Low-carbon refining: insane in the membrane?

Almost 1% of global CO2 comes from distillation to separate crude oil fractions at refineries. An alternative is to separate these fractions using precisely engineered polymer membranes, eliminating 50-80% of the costs and 97% of the CO2. We reviewed 1,000 patents, including a major breakthrough in 2020, which takes the technology to TRL5. Refinery membranes also comprise the bottom of the hydrogen cost curve. This 14-page note presents the opportunity and leading companies.

The CO2 intensity of refining and the need for economic decarbonization of the sector are quantified on pages 2-4. The discussion focuses upon the CO2 intensity of distillation, including the thermodynamics and costs.

The opportunity to use membranes in lieu of conventional distillation is presented on pages 5-6. We draw on economic models to present respective costs and CO2 intensities of membrane processes.

Hence we screened 1,000 patents to identify leading companies exploring refinery membranes. The findings are presented on pages 7-8. There are three key reasons why the technology has been slow to gain traction.

The most active patent filer in refinery membranes is profiled on page 9, a publicly listed conglomerate with headquarters in the US.

ExxonMobil has made a breakthrough in 2020, deriving permeate streams from a synthetic polymer membrane that resemble the output from a distillation column. We have reviewed the technical disclosures on pages 10-13, highlighting the commercial opportunity and remaining challenges.

Membranes can also unlock the lowest cost hydrogen in the world, recovering hydrogen that is currently wasted or purged in the effluent streams from refinery units. An industry leading example of this technology is explored on page 14.

Ramp Renewables? Portfolio Perspectives.

It is often said that Oil Majors should become Energy Majors by transitioning to renewables. But what is the best balance based on portfolio theory? Our 7-page note answers this question, by constructing a mean-variance optimisation model. We find a c0-20% weighting to renewables maximises risk-adjusted returns. The best balance is 5-13%. But beyond a c35% allocation, both returns and risk-adjusted returns decline rapidly.

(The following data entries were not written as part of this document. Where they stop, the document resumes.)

## Tally episode lengths via LDS histogram and widen policy Philox fill to three chains

When the step count fits in a wave, each block now builds a per-length histogram in LDS with workgroup-scoped atomics, sums it with DPP, and issues one global count_add per occupied length. This replaces the existing add_length_counts path and the separate ballot for already-finished games. It also lets duo_policy_fill generate three independent Philox blocks per iteration instead of two, to expose more instruction-level parallelism. The cost is an extra __syncthreads and LDS buffer, plus higher register pressure from the third Philox chain.

Measured after the change: 67.65 billion (median of 6 runs). 4.3% higher.

```diff
diff --git a/hironaka_amd/csrc/hk_duo_kernel.h b/hironaka_amd/csrc/hk_duo_kernel.h
--- a/hironaka_amd/csrc/hk_duo_kernel.h
+++ b/hironaka_amd/csrc/hk_duo_kernel.h
@@ -8,7 +8,7 @@
 constexpr int kDuoGames = kWave / 2;
 
 #ifndef HK_DUO_LEGS
-#define HK_DUO_LEGS 3
+#define HK_DUO_LEGS 7
 #endif
 #ifdef HK_DUO_PROBE
 constexpr int kDuoProbeRow = 48, kDuoProbeWaves = 4096;
@@ -20,6 +20,7 @@
 #define HK_DUO_PROBE_ARG(p)
 #endif
 constexpr bool kDuoLegDma = (HK_DUO_LEGS & 1) != 0, kDuoLegScan = (HK_DUO_LEGS & 2) != 0;
+constexpr bool kDuoLegCounts = (HK_DUO_LEGS & 4) != 0;
 
 __device__ __forceinline__ int duo_other_i(int v) { return qperm_i<0xB1>(v); }
 __device__ __forceinline__ float duo_other(float v) { return __int_as_float(duo_other_i(__float_as_int(v))); }
@@ -326,6 +327,21 @@
   return __builtin_amdgcn_readlane(v, kWave - 1);
 }
 
+__device__ __forceinline__ void duo_length_counts(uint32_t* hist, uint32_t* slot, uint32_t stride, int nsteps, bool counted,
+                                                  int length, int lane) {
+  hist[lane] = 0u;
+  if (counted && length >= 0) __hip_atomic_fetch_add(hist + length, 1u, __ATOMIC_RELAXED, __HIP_MEMORY_SCOPE_WORKGROUP);
+  __syncthreads();
+  uint32_t v = hist[lane];
+  v += (uint32_t)__builtin_amdgcn_update_dpp(0, (int)v, 0x111, 0xF, 0xF, true);
+  v += (uint32_t)__builtin_amdgcn_update_dpp(0, (int)v, 0x112, 0xF, 0xF, true);
+  v += (uint32_t)__builtin_amdgcn_update_dpp(0, (int)v, 0x114, 0xF, 0xF, true);
+  v += (uint32_t)__builtin_amdgcn_update_dpp(0, (int)v, 0x118, 0xF, 0xF, true);
+  v += (uint32_t)__builtin_amdgcn_update_dpp(0, (int)v, 0x142, 0xA, 0xF, false);
+  v += (uint32_t)__builtin_amdgcn_update_dpp(0, (int)v, 0x143, 0xC, 0xF, false);
+  if (lane <= nsteps && v) count_add(slot + (size_t)lane * stride, v);
+}
+
 template <int CH, int D, int NB>
 __device__ __forceinline__ void d_newton(float (&q)[CH * D], int h) {
   float acc[NB], oth[NB];
@@ -560,9 +576,18 @@
   return encode_mask((1u << lo) | (1u << hi));
 }
 
-constexpr int kDuoPreBlocks = 6;
-
-template <int D>
+#ifndef HK_DUO_PRE_BLOCKS
+#define HK_DUO_PRE_BLOCKS 6
+#endif
+#ifndef HK_DUO_FILL_CHAINS
+#define HK_DUO_FILL_CHAINS 3
+#endif
+constexpr int kDuoPreBlocks = HK_DUO_PRE_BLOCKS;
+constexpr int kDuoFillChains = HK_DUO_FILL_CHAINS;
+static_assert(kDuoPreBlocks >= 2 && kDuoPreBlocks % 2 == 0, "a pair of lanes fills two blocks at a time");
+static_assert(kDuoFillChains == 2 || kDuoFillChains == 3, "two or three chains per lane");
+
+template <int D, int CHAINS = 2>
 __device__ __forceinline__ void duo_policy_fill(uint8_t* act, uint64_t gg, uint32_t wb0, int nb, uint64_t seed,
                                                 int host_policy, int agent_policy, int gi, int h) {
   static_assert(D <= 5 && D <= kPolicyShortDim, "an action travels as a byte; four steps per Philox block");
@@ -577,10 +602,18 @@
     }
   };
 #pragma nounroll
-  for (int i = 0; i < kDuoPreBlocks; i += 4) {
+  for (int i = 0; i < kDuoPreBlocks; i += 2 * CHAINS) {
     if (i >= nb) break;
     const int b0 = i + h, b1 = b0 + 2;
-    if (i + 2 < nb) {
+    if (CHAINS == 3 && i + 4 < nb) {
+      const int b2 = b0 + 4;
+      const U4 r0 = philox4x32((uint32_t)gg, (uint32_t)(gg >> 32), wb0 + (uint32_t)b0, kStreamPolicy, seed);
+      const U4 r1 = philox4x32((uint32_t)gg, (uint32_t)(gg >> 32), wb0 + (uint32_t)b1, kStreamPolicy, seed);
+      const U4 r2 = philox4x32((uint32_t)gg, (uint32_t)(gg >> 32), wb0 + (uint32_t)b2, kStreamPolicy, seed);
+      put(r0, b0);
+      put(r1, b1);
+      if (b2 < kDuoPreBlocks) put(r2, b2);
+    } else if (i + 2 < nb) {
       const U4 r0 = philox4x32((uint32_t)gg, (uint32_t)(gg >> 32), wb0 + (uint32_t)b0, kStreamPolicy, seed);
       const U4 r1 = philox4x32((uint32_t)gg, (uint32_t)(gg >> 32), wb0 + (uint32_t)b1, kStreamPolicy, seed);
       put(r0, b0);
@@ -608,6 +641,8 @@
   __shared__ float cbuf[kDuoGames * D];
   __shared__ float hole_row[D];
   __shared__ __align__(16) uint8_t pol[(MODE == kModeRollout) ? (4 * kDuoPreBlocks + 1) * kDuoGames : 16];
+  constexpr bool kHistCounts = MODE == kModeRollout && kDuoLegCounts;
+  __shared__ uint32_t hist[kHistCounts ? kWave : 1];
   const int lane = threadIdx.x;
   const int h = lane & 1, gi = lane >> 1;
   const int64_t g0 = (int64_t)blockIdx.x * kDuoGames;
@@ -654,7 +689,7 @@
   const uint32_t pol_last = (prm.steps > 0) ? (prm.step_offset + (uint32_t)prm.steps - 1u) >> 2 : pol_b0;
   if constexpr (MODE == kModeRollout && !ZEIL) {
     const uint32_t nb = pol_last - pol_b0 + 1u;
-    duo_policy_fill<D>(pol, gg, pol_b0, (int)(nb < (uint32_t)kDuoPreBlocks ? nb : (uint32_t)kDuoPreBlocks), prm.seed,
+    duo_policy_fill<D, kDuoFillChains>(pol, gg, pol_b0, (int)(nb < (uint32_t)kDuoPreBlocks ? nb : (uint32_t)kDuoPreBlocks), prm.seed,
                        HOT ? (int)HK_HOST_RANDOM : prm.host_policy,
                        (HOT == kHotJax) ? (int)HK_AGENT_RANDOM
                                         : (HOT == kHotTorch) ? (int)HK_AGENT_RANDOM_LEGAL : prm.agent_policy, gi, h);
@@ -787,7 +822,8 @@
 #endif
   if (!active) np = 2;
   int length = (np < 2) ? 0 : -1;
-  if (kRoll && prm.count_ws) {
+  const bool hist_counts = kHistCounts && nsteps < kWave;
+  if (kRoll && prm.count_ws && !hist_counts) {
     const unsigned long long b0 = __ballot(leader && np < 2);
     if (lane == 0) count_add(prm.count_ws + blockIdx.x, (uint32_t)__popcll(b0));
   }
@@ -956,7 +992,13 @@
     probe_steps = t;
     probe_t2 = wall_clock64();
 #endif
-    if (count_slot) add_length_counts(count_slot, count_stride, 1, nsteps, leader, length, lane);
+    if (count_slot) {
+      if (hist_counts) duo_length_counts(hist, count_slot, count_stride, nsteps, leader, length, lane);
+      else add_length_counts(count_slot, count_stride, 1, nsteps, leader, length, lane);
+    }
+#ifdef HK_DUO_PROBE
+    if (lane == 0) probe_buf[29] = (int32_t)wall_clock64();
+#endif
     if constexpr (want_small) {
       for (;;) {
         const uint32_t wend = ((pol_b0 + (uint32_t)kDuoPreBlocks) << 2) - step0;
```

Pages 2-3 outline our methodology for assessing the optimal risk-adjusted returns of a Major energy company’s portfolio, including the risk, return and correlations of traditional investment options: upstream, downstream and chemicals.

Page 4 quantifies the lower returns that are likely to be achieved on renewable investment options, such as wind, solar and CCS, based on our recent modeling.

Pages 5-6 present an “efficient frontier” of portfolio allocations, balanced between traditional investment options and renewables, with different risk and return profiles.

Pages 6-7 draw conclusions about the optimal portfolios, showing how to maximise returns, minimise risk and maximise risk-adjusted returns (Sharpe ratio).

The work suggests oil companies should primarily remain oil companies, working hard to improve the efficiency and lower the CO2-intensities of their base businesses.

Do refineries become bio-refineries?

What will happen to oil refineries during the energy transition? On our numbers, liquid oil products will be needed past 2100, long after demand plateaus in the 2020s. Cleaner, more efficient technologies are therefore required in the downstream sector. This note considers whether refineries could increasingly be converted to bio-refineries.

Our evidence comes from the patent literature, as we have reviewed 3,000 patents from the leading 25 Energy Majors. 8% are focused on new energies (chart below, full details in our deep-dive note). Eni screens as the leader for converting refineries to bio-refineries, hence this note summarises its relevant patents on the topic.

Historical Context. Use of vegetable oils in diesel engines goes back to Rudolf Diesel, who, in 1900, ran an engine on peanut oil. Palm oil and peanut oil were both used as military diesel in Africa in WWII. However, vegetable fuels were abandoned due to high costs and inconsistent quality, compared with petroleum fuels.

Today’s vegetable oil fuel-blending components primarily contain Fatty Acid Methyl Esters (FAME). However, they cannot be blended beyond c7% without causing problems in auto engines. For example, FAME has a low energy content (38kJ/kg vs diesel at 45kJ/kg), a -5 – 15C cloud point, causes pollution in tanks, polymerises to form rubbers, causes fouling, dirties filters and contaminates lubricants.

Regulation is nevertheless stoking demand for more dio-diesel, going beyond the 7% threshold. Europe Directive 2009/28/C mandates 10% renewable material in diesel by 2020, up from 5% in 2014.

Eni is therefore converting refineries to bio-refineries, to upgrade renewable materials into “green diesel”. A 0.36MTpa facility started up at Porto Marghera, Venice in 2014. A larger, 0.7MTpa facility started at Gela in 2019. Both convert vegetable oils into diesel.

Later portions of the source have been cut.